● Brief
Scan the material for the word "pdst", then return every line where it appears.

● Dataset records
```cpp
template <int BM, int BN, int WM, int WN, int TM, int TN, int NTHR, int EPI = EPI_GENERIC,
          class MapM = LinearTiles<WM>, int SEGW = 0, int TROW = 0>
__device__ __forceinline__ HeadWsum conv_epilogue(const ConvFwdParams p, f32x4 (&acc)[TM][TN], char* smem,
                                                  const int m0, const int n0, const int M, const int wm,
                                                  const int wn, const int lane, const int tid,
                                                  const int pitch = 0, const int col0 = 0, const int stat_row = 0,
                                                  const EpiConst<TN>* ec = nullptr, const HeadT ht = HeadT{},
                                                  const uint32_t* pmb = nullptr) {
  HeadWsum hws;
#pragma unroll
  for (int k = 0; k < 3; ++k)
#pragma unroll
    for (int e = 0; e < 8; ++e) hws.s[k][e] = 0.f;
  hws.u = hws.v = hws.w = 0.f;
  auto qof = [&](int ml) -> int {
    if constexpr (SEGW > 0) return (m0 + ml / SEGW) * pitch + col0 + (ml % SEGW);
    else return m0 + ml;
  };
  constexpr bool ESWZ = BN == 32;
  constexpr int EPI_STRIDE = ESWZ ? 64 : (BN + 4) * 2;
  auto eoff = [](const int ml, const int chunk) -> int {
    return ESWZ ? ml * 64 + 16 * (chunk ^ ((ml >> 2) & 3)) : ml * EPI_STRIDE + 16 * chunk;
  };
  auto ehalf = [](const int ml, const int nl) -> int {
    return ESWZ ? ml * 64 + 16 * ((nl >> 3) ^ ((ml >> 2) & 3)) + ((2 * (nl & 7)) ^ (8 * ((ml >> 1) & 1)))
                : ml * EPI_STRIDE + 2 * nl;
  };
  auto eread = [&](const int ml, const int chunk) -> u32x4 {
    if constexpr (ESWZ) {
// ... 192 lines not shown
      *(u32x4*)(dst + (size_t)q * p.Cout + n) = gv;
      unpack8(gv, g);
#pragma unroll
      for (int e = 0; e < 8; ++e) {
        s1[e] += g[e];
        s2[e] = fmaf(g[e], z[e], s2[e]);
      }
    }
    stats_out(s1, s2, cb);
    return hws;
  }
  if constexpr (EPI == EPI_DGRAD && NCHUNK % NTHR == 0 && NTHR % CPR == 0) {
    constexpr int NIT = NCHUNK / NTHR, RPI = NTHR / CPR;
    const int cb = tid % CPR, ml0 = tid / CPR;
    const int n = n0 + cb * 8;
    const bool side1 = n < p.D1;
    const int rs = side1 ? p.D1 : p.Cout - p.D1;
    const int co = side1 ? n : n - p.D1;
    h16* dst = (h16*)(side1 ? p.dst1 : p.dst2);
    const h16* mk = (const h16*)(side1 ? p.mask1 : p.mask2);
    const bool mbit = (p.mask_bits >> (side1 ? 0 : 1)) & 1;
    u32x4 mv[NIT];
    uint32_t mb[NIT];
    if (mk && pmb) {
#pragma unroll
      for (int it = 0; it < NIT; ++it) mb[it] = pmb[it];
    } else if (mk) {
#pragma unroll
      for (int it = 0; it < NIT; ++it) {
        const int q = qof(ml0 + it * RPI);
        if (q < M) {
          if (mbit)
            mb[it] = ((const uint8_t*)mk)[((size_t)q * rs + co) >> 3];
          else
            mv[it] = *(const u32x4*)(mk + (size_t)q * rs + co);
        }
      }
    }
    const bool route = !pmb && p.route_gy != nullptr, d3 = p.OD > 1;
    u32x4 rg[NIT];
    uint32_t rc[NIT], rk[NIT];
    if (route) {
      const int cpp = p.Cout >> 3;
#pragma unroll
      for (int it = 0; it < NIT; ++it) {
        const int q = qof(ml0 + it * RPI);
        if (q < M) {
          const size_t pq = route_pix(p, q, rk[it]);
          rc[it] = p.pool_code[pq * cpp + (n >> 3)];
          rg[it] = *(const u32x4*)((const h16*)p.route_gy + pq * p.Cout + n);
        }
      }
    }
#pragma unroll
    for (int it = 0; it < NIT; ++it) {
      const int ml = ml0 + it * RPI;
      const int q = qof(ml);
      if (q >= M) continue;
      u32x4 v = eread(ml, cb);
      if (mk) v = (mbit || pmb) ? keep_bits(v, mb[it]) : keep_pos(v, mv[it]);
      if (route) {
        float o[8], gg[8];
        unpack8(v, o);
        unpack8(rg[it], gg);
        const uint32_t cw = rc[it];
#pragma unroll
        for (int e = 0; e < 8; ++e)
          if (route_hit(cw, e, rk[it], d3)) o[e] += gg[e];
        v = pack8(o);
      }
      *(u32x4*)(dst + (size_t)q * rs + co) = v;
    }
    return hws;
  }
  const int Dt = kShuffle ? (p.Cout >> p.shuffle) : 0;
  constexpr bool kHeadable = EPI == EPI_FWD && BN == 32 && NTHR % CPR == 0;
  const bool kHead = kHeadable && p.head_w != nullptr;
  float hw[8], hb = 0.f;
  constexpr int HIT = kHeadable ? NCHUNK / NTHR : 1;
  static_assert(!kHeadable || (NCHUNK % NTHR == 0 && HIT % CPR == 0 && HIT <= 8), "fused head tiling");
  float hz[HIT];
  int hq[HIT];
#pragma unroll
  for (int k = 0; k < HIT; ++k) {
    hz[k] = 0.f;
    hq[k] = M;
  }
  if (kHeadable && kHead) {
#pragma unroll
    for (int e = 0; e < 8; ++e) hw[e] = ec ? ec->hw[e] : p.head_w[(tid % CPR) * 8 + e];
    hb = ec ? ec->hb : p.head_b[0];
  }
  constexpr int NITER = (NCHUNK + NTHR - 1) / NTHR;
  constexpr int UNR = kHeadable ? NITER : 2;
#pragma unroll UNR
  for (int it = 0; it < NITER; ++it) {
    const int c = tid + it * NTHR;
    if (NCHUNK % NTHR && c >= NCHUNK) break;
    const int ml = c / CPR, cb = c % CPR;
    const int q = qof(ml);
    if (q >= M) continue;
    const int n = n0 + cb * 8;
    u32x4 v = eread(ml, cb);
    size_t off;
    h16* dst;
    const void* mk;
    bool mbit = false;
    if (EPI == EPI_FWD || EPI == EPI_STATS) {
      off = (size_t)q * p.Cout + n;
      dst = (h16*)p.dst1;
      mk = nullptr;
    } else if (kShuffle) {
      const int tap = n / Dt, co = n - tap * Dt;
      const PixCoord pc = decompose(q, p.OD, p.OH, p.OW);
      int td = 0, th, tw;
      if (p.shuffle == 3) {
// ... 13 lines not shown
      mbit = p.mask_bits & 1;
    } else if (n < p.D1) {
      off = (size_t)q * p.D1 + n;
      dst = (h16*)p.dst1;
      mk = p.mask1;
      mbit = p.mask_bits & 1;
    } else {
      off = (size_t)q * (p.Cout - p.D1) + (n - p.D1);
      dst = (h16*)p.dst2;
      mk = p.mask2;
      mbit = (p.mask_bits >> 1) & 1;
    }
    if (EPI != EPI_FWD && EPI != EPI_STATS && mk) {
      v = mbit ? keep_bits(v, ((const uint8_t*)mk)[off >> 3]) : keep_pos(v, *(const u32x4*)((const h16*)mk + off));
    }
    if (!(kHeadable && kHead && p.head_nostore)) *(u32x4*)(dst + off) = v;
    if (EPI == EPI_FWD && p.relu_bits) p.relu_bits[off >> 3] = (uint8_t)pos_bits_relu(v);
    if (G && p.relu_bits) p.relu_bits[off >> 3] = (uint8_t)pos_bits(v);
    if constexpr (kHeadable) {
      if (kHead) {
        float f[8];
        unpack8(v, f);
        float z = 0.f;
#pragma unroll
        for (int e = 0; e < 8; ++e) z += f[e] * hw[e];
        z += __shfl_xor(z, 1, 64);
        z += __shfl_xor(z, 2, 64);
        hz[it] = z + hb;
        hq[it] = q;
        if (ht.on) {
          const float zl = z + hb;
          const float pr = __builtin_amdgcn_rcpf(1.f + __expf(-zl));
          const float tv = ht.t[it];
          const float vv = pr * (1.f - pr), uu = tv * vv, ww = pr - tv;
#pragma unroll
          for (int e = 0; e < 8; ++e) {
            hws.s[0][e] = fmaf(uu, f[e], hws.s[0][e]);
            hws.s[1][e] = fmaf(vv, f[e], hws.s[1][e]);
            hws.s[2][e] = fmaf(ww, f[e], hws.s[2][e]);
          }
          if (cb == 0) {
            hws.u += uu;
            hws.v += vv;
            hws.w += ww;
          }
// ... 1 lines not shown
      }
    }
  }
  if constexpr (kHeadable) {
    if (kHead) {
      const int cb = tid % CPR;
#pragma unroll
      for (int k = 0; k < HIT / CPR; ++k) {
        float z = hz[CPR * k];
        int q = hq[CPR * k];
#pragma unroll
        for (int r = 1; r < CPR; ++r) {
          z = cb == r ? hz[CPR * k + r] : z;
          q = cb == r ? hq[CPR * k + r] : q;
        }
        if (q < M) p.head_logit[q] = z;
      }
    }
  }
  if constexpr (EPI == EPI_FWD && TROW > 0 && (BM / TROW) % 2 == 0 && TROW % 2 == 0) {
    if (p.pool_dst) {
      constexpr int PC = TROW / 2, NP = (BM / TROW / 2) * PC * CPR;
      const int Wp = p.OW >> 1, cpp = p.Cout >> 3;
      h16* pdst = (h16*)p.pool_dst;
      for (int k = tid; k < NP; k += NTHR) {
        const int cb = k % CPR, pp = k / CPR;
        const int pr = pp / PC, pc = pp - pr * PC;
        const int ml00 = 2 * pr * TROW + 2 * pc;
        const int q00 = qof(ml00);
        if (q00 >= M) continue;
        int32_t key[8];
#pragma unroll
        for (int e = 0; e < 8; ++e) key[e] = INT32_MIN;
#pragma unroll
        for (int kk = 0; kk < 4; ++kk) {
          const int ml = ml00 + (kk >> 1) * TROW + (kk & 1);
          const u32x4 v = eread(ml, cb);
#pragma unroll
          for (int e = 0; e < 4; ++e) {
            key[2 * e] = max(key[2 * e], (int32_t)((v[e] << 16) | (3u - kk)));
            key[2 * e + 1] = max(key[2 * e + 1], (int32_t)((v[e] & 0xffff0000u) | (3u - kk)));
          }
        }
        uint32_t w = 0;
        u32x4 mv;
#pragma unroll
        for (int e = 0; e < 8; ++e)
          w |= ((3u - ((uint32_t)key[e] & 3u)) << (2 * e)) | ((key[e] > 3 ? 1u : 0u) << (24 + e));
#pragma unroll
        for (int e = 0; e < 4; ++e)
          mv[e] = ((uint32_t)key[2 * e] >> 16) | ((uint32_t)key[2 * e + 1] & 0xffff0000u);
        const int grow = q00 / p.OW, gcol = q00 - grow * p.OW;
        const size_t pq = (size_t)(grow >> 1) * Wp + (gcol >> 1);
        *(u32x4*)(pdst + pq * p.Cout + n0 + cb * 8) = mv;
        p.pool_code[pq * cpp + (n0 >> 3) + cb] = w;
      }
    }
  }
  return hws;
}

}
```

● Result for this exercise
      h16* pdst = (h16*)p.pool_dst;
        *(u32x4*)(pdst + pq * p.Cout + n0 + cb * 8) = mv;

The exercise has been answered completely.